Infinite fraction, square root or trig function?

Well, we need to check every option to conclude our answer. So, get ready for some bashing. :P And we'll also use the quadratic formula to solve any quadratic equations we encounter.

Option 1: Continued Fraction Option

Take the fraction as $y$ . We can formulate the following equation then:

$y=\frac{1}{1+y}\implies y^2+y-1=0\implies y=\frac{-1\pm \sqrt{5}}{2}$

Since the fraction cannot have a negative value, we will reject the negative solution of $y$ . So, we have $y=\dfrac{\sqrt{5}-1}{2}$ .

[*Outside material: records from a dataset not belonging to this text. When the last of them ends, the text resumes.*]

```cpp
int resblock64_launch(const ConvK& k1, const ConvK& k2, int n_frames, bool f16, int max_blocks, int cus,
                      hipStream_t s);
namespace rb64 {
constexpr int TW = 16, TH = 8;
}

int ks128_launch(const ConvK& k, int n_frames, bool f16, int epi, int max_blocks, int cus, hipStream_t s);
namespace ks128 {
constexpr int TW = 16, TH = 8;
}

}
```

Measured before the change: 3271 bursts/s.

## Rewrite 128-channel conv as weight-stationary row-rolling kernel without K-split exchange

Replaces the K-split scheme, where two wave groups each handle half the input chunks and swap partial sums through LDS, with a weight-stationary design. Each wave now owns 16 output channels across all 4 input chunks and keeps those weights in registers. The taps are rolled over halo rows so each LDS read feeds up to three row accumulators, and the epilogue combines output-row pairs with permlane32_swap. This removes the LDS exchange buffer, the extra barrier and the duplicated halo reads, and interleaves the next-tile DMA and residual/gate loads into the MFMA stream on a compile-time checked schedule. The cost is higher register pressure from 36 weight fragments and 8 accumulators per wave, plus a new host-side validation of launch arguments.

```diff
diff --git a/deep-rawburst-sr_amd/csrc/conv128.hip b/deep-rawburst-sr_amd/csrc/conv128.hip
--- a/deep-rawburst-sr_amd/csrc/conv128.hip
+++ b/deep-rawburst-sr_amd/csrc/conv128.hip
@@ -3,44 +3,14 @@
 #include <algorithm>
 
 namespace dbsr {
-
-namespace ks128 {
-constexpr int HW = TW + 2, HH = TH + 2, HPX = HW * HH;
-constexpr int CPX = 184;
-constexpr int NCH = 4;
-constexpr int CH_U4 = CPX * 4;
-constexpr int PIECES = NCH * CPX / 16;
-constexpr int BUF_U4 = NCH * CH_U4;
-constexpr int NW = 8;
-constexpr int PER = (PIECES + NW - 1) / NW;
-#ifndef DBSR_KS_NB
-#define DBSR_KS_NB 2
-#endif
-#ifndef DBSR_KS_ABL
-#define DBSR_KS_ABL 0
-#endif
-#ifndef DBSR_KS_RING
-#define DBSR_KS_RING 3
-#endif
-constexpr int NB = DBSR_KS_NB;
-constexpr int RING = DBSR_KS_RING;
-constexpr int HALF = TH / 2;
-constexpr int XCH_U4 = NW * HALF * 2 * 64;
-constexpr int LDS_U4 = 2 * BUF_U4 + XCH_U4;
-static_assert(LDS_U4 * 16 + 128 * 4 <= 160 * 1024, "ks128 LDS");
-static_assert(CPX % 8 == 0 && CPX >= HPX && (NCH * CPX) % 16 == 0, "chunk images");
-static_assert(HALF % NB == 0, "batches");
-}
 
 template <typename T, int EPI>
 __global__ __launch_bounds__(512, 1) void conv3x3_ks128_kernel(ConvK k, int tiles_x, int tiles_y, int ntiles) {
     using namespace ks128;
     DBSR_OWN_SIMDS();
-    __shared__ __attribute__((aligned(16))) u32x4_t lds[LDS_U4 + 32];
-    u32x4_t* xch = lds + 2 * BUF_U4;
-    float* lbias = (float*)(lds + LDS_U4);
+    __shared__ __attribute__((aligned(16))) u32x4_t lds[LDS_U4];
     const int lane = threadIdx.x & 63, wave = __builtin_amdgcn_readfirstlane(threadIdx.x >> 6);
-    const int kh = wave >> 2, q = wave & 3;
+    const int g = lane >> 4, col = lane & 15;
     const int H = k.in_h, W = k.in_w;
     constexpr bool RT = EPI == 0 || EPI == 5, has_gate = EPI == 5;
     const bool has_res = EPI == 2 || (RT && k.r != nullptr);
@@ -55,18 +25,23 @@
         else return v;
     };
 
-    Frag<T> w[2][9][2];
+    Frag<T> w[NCH][9];
     {
-        const char* wsrc = (const char*)k.w_pipe;
-#pragma unroll
-        for (int c = 0; c < 2; ++c)
-#pragma unroll
-            for (int tap = 0; tap < 9; ++tap)
-#pragma unroll
-                for (int h = 0; h < 2; ++h)
-                    w[c][tap][h].load((const T*)(wsrc + (((2 * q + h) * NCH + 2 * kh + c) * 9 + tap) * 1024 + lane * 16));
-    }
-    if (threadIdx.x < 128) lbias[threadIdx.x] = k.bias ? k.bias[threadIdx.x] : 0.f;
+        const int m = col;
+        const char* wsrc = (const char*)k.w_pipe + (size_t)packed_block(wave, m) * (NCH * 9 * 1024) +
+                           (g * 16 + packed_row(wave, m)) * 16;
+#pragma unroll
+        for (int c = 0; c < NCH; ++c)
+#pragma unroll
+            for (int tap = 0; tap < 9; ++tap) w[c][tap].load((const T*)(wsrc + (c * 9 + tap) * 1024));
+    }
+    const int co4 = lane_cout(wave, 4 * g), co8 = 16 * wave + 8 * (g & 1);
+    float bv[4];
+#pragma unroll
+    for (int r = 0; r < 4; ++r) bv[r] = k.bias ? k.bias[co4 + r] : 0.f;
+    const int prow = (g >> 1) * k.out_w + col;
+    const int yl = prow * k.y_ld + co8, rl = has_res ? prow * k.r_ld + co8 : 0, gl = has_gate ? prow * k.g_ld + co8 : 0;
+
     struct Tile { const T* xf; long long y_off, r_off, g_off; int y0, x0; };
     auto decode = [&](int i) {
         const int t = rb_tile(i, blockIdx.x, gridDim.x, ntiles);
@@ -85,180 +60,141 @@
     const int pix_b = k.x_ld * (int)sizeof(T);
     const unsigned frame_bytes = (unsigned)((long long)H * W * pix_b);
     const unsigned lds0 = (unsigned)(unsigned long long)(__attribute__((address_space(3))) u32x4_t*)lds;
-    int h_rc[PER], h_off[PER];
-#pragma unroll
-    for (int it = 0; it < PER; ++it) {
+    auto piece = [&](int it, int ln, int& rc, int& off) {
         const int item = min(wave + NW * it, PIECES - 1);
-        const int qq = item * 16 + (lane >> 2), c = qq / CPX, p = qq - c * CPX, ph = lane & 3;
-        const int gg = 2 * ((ph & 1) ^ ((p >> 2) & 1)) + (ph >> 1);
+        const int qq = item * 16 + (ln >> 2), c = qq / CPX, p = qq - c * CPX, ph = ln & 3;
+        const int gg = piece_kgroup(p, ph);
         const int r = p / HW, cc = p - r * HW;
-        h_rc[it] = p < HPX ? (r << 16) | cc : 0x7fff7fff;
-        h_off[it] = (r * W + cc) * pix_b + c * 64 + gg * 16;
+        rc = p < HPX ? (r << 16) | cc : 0x7fff7fff;
+        off = (r * W + cc) * pix_b + c * 64 + gg * 16;
+    };
+    int h_rc[RT ? 1 : PER], h_off[RT ? 1 : PER];
+    if constexpr (!RT) {
+#pragma unroll
+        for (int it = 0; it < PER; ++it) piece(it, lane, h_rc[it], h_off[it]);
     }
     auto dma = [&](int it, const Tile& tl, int buf) {
         const int item = min(wave + NW * it, PIECES - 1);
-        const int hy = tl.y0 - 1 + (h_rc[it] >> 16), hx = tl.x0 - 1 + (h_rc[it] & 0xffff);
+        int rc, off;
+        if constexpr (RT) {
+            int ln = lane;
+            asm volatile("" : "+v"(ln));
+            piece(it, ln, rc, off);
+        } else {
+            rc = h_rc[it];
+            off = h_off[it];
+        }
+        const int hy = tl.y0 - 1 + (rc >> 16), hx = tl.x0 - 1 + (rc & 0xffff);
         const bool ok = (unsigned)hy < (unsigned)H && (unsigned)hx < (unsigned)W;
         const int base = ((tl.y0 - 1) * W + (tl.x0 - 1)) * pix_b;
-        lds_dma16(tl.xf, frame_bytes, ok ? base + h_off[it] : BUF_OOB, 0,
-                  lds0 + (unsigned)((buf * BUF_U4 + item * 64) * 16));
-    };
-
-    auto taps = [&](int buf, auto j0_, f32x4_t (&acc)[NB][2], auto&& hook) {
-        constexpr int J0 = decltype(j0_)::value, NS = 18;
-        if constexpr ((DBSR_KS_ABL & 1) != 0) {
-            for (int j = 0; j < NB; ++j) acc[j][0] = acc[j][1] = f32x4_t{(float)(J0 + j + buf), 0.f, 0.f, 0.f};
-            StaticFor<0, NS>::run([&](auto s_) { hook(decltype(s_)::value); });
-            return;
-        }
-        const int g = lane >> 4, col = lane & 15;
-        const unsigned base = lds0 + (unsigned)((buf * BUF_U4 + kh * 2 * CH_U4) * 16);
-        unsigned ba[8];
-#pragma unroll
-        for (int rho = 0; rho < 8; ++rho) ba[rho] = base + 16u * (4 * col + halo_phys(col + rho, g));
-        Frag<T> bq[NB][RING];
-        constexpr int AH = RING - 1;
-        auto rd = [&](auto j_, auto st_) {
-            constexpr int j = decltype(j_)::value, st = decltype(st_)::value;
-            constexpr int c = st / 9, tap = st % 9, imm = (J0 + j + tap / 3) * HW + tap % 3;
-            const unsigned a = ba[imm & 7];
-            bf16x8_t v;
-            asm volatile("ds_read_b128 %0, %1 offset:%2" : "=v"(v) : "v"(a), "i"(16 * (c * CH_U4 + 4 * imm)));
-            bq[j][st % RING].v = v;
-        };
-        StaticFor<0, AH>::run([&](auto s0_) {
-            StaticFor<0, NB>::run([&](auto j_) { rd(j_, s0_); });
-        });
-        StaticFor<0, NS>::run([&](auto s_) {
-            constexpr int st = decltype(s_)::value, c = st / 9, tap = st % 9;
-            const f32x4_t z = {0.f, 0.f, 0.f, 0.f};
-            StaticFor<0, NB>::run([&](auto j_) {
-                constexpr int j = decltype(j_)::value;
-                constexpr int mid = (AH - 1 < NS - 1 - st) ? AH - 1 : NS - 1 - st;
-                constexpr int newer = (NB - 1 - j) + NB * mid + (st + AH < NS ? j : 0);
-                bf16x8_t v = bq[j][st % RING].v;
-                asm volatile("s_waitcnt lgkmcnt(%1)" : "+v"(v) : "i"(newer));
-                bq[j][st % RING].v = v;
-                acc[j][0] = mma(w[c][tap][0], bq[j][st % RING], st == 0 ? z : acc[j][0]);
-                acc[j][1] = mma(w[c][tap][1], bq[j][st % RING], st == 0 ? z : acc[j][1]);
-                if constexpr (st + AH < NS) rd(j_, std::integral_constant<int, st + AH>{});
-            });
-            hook(st);
-        });
-    };
+        lds_dma16(tl.xf, frame_bytes, ok ? base + off : BUF_OOB, 0, lds0 + (unsigned)((buf * BUF_U4 + item * 64) * 16));
+    };
+    unsigned ba[8];
+#pragma unroll
+    for (int rho = 0; rho < 8; ++rho) ba[rho] = lds0 + 16u * (4 * col + frag_slot(col + rho, g));
 
     Tile cur = decode(0);
     if (my_tiles > 0) {
 #pragma unroll
         for (int it = 0; it < PER; ++it) dma(it, cur, 0);
     }
-    const int own0 = HALF * kh;
+    vm_drain();
+    const long long y_pair = 2LL * k.out_w * k.y_ld, r_pair = 2LL * k.out_w * k.r_ld, g_pair = 2LL * k.out_w * k.g_ld;
     for (int ti = 0; ti < my_tiles; ++ti) {
-        if (ti == 0) vm_drain();
-        else DBSR_VM_WAIT(HALF);
+        DBSR_VM_WAIT(TH / 2);
         __syncthreads();
         const bool more = ti + 1 < my_tiles;
         const Tile nxt = more ? decode(ti + 1) : cur;
         const int buf = ti & 1;
-        int ln = lane;
-        asm volatile("" : "+v"(ln));
-        const int g = ln >> 4, col = ln & 15;
-        StaticFor<0, HALF / NB>::run([&](auto b_) {
-            constexpr int b = decltype(b_)::value;
-            f32x4_t acc[NB][2];
-            auto hook = [&](int st) {
-                if constexpr (b == 0 && (DBSR_KS_ABL & 2) == 0) {
-                    if (more) {
-#pragma unroll
-                        for (int it = 0; it < PER; ++it)
-                            if (st == 2 * it + 1) dma(it, nxt, buf ^ 1);
-                    }
-                }
-            };
-            if (kh == 0) taps(buf, std::integral_constant<int, HALF + NB * b>{}, acc, hook);
-            else taps(buf, std::integral_constant<int, NB * b>{}, acc, hook);
-#pragma unroll
-            for (int j = 0; j < NB; ++j)
-#pragma unroll
-                for (int h = 0; h < 2; ++h)
-                    if constexpr ((DBSR_KS_ABL & 4) == 0)
-                        xch[((wave * HALF + NB * b + j) * 2 + h) * 64 + ln] = __builtin_bit_cast(u32x4_t, acc[j][h]);
-                    else if (acc[j][h][0] == 12345.f) xch[ln] = u32x4_t{0u, 0u, 0u, 0u};
-        });
-        u32x4_t resv[HALF];
-        auto load_res = [&]() {
-#pragma unroll
-            for (int j = 0; j < HALF; ++j)
-                resv[j] = *(const u32x4_t*)((const T*)k.r + cur.r_off + ((long long)(own0 + j) * k.out_w + col) * k.r_ld +
-                                            32 * q + 8 * g);
+        f32x4_t acc[TH];
+        u32x4_t resv[TH / 2], gatev[has_gate ? TH / 2 : 1];
+        Frag<T> bq[AHEAD];
+        auto rd = [&](auto n_) {
+            constexpr int n = decltype(n_)::value, c = read_chunk(n), imm = read_pix(n);
+            const unsigned a = ba[imm & 7];
+            bf16x8_t v;
+            asm volatile("ds_read_b128 %0, %1 offset:%2" : "=v"(v) : "v"(a), "i"(16 * (c * CH_U4 + 4 * imm)));
+            bq[n % AHEAD].v = v;
         };
-        if (!RT && has_res) load_res();
-        f32x4_t mine[HALF][2];
-        StaticFor<0, HALF / NB>::run([&](auto b_) {
-            constexpr int b = decltype(b_)::value;
-            f32x4_t acc[NB][2];
-            auto hook = [&](int) {};
-            if (kh == 0) taps(buf, std::integral_constant<int, NB * b>{}, acc, hook);
-            else taps(buf, std::integral_constant<int, HALF + NB * b>{}, acc, hook);
-#pragma unroll
-            for (int j = 0; j < NB; ++j) {
-                mine[NB * b + j][0] = acc[j][0];
-                mine[NB * b + j][1] = acc[j][1];
-            }
-        });
-        if constexpr ((DBSR_KS_ABL & 4) == 0) dma_barrier();
-        const int partner = wave ^ 4;
-        const float4 b0 = *(const float4*)(lbias + 32 * q + 8 * g), b1 = *(const float4*)(lbias + 32 * q + 8 * g + 4);
-        const float bv[8] = {b0.x, b0.y, b0.z, b0.w, b1.x, b1.y, b1.z, b1.w};
-        if (RT && has_res) load_res();
-        u32x4_t gatev[has_gate ? HALF : 1];
-        if constexpr (has_gate) {
-#pragma unroll
-            for (int j = 0; j < HALF; ++j)
-                gatev[j] = *(const u32x4_t*)((const T*)k.gt + cur.g_off + ((long long)(own0 + j) * k.out_w + col) * k.g_ld +
-                                             32 * q + 8 * g);
-        }
-#pragma unroll
-        for (int j = 0; j < HALF; ++j) {
-            f32x4_t o0 = {0.f, 0.f, 0.f, 0.f}, o1 = o0;
-            if constexpr ((DBSR_KS_ABL & 4) == 0) {
-                o0 = __builtin_bit_cast(f32x4_t, xch[((partner * HALF + j) * 2 + 0) * 64 + ln]);
-                o1 = __builtin_bit_cast(f32x4_t, xch[((partner * HALF + j) * 2 + 1) * 64 + ln]);
-            }
+        auto epilogue = [&](auto pr_) {
+            constexpr int pr = decltype(pr_)::value;
+            if (has_res) asm volatile("" : "+v"(resv[pr]));
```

Option 2: Iterated square root option

Take the expression as $z$ . We can formulate the following equation then:

$z^2=1+z\implies z^2-z-1=0\implies z=\frac{1\pm \sqrt{5}}{2}$

Just as before, the iterated square root expression here cannot have a negative value, so we will reject the negative solution of $z$ . So, we have $z=\dfrac{1+\sqrt{5}}{2}$ .

Option 3: Trigonometric option

Let $x=\sin 18^{\circ}$ . Now,

$\sin 72^{\circ}=2\sin 36^{\circ}\cos 36^{\circ}\\ \implies \cos 18^{\circ}=4\sin 18^{\circ}\cos 18^{\circ}(1-2\sin^2 18^{\circ})\\ \implies 1=4\sin 18^{\circ}(1-2\sin^2 18^{\circ})\\ \implies 1=4x(1-2x^2)\\ \implies 1=4x-8x^3\\ \implies 8x^3-4x+1=0\\ \implies (2x-1)(4x^2+2x-1)=0\\ \implies 4x^2+2x-1=0\\ \implies x=\frac{-2\pm \sqrt{20}}{8}=\frac{-1\pm\sqrt{5}}{4}$

Here too, we cannot have a negative solution for $x$ since $\sin {18}^{\circ}$ is the sine of a first quadrant angle and is clearly $\gt 0$ . So, negative solution of $x$ is to be rejected.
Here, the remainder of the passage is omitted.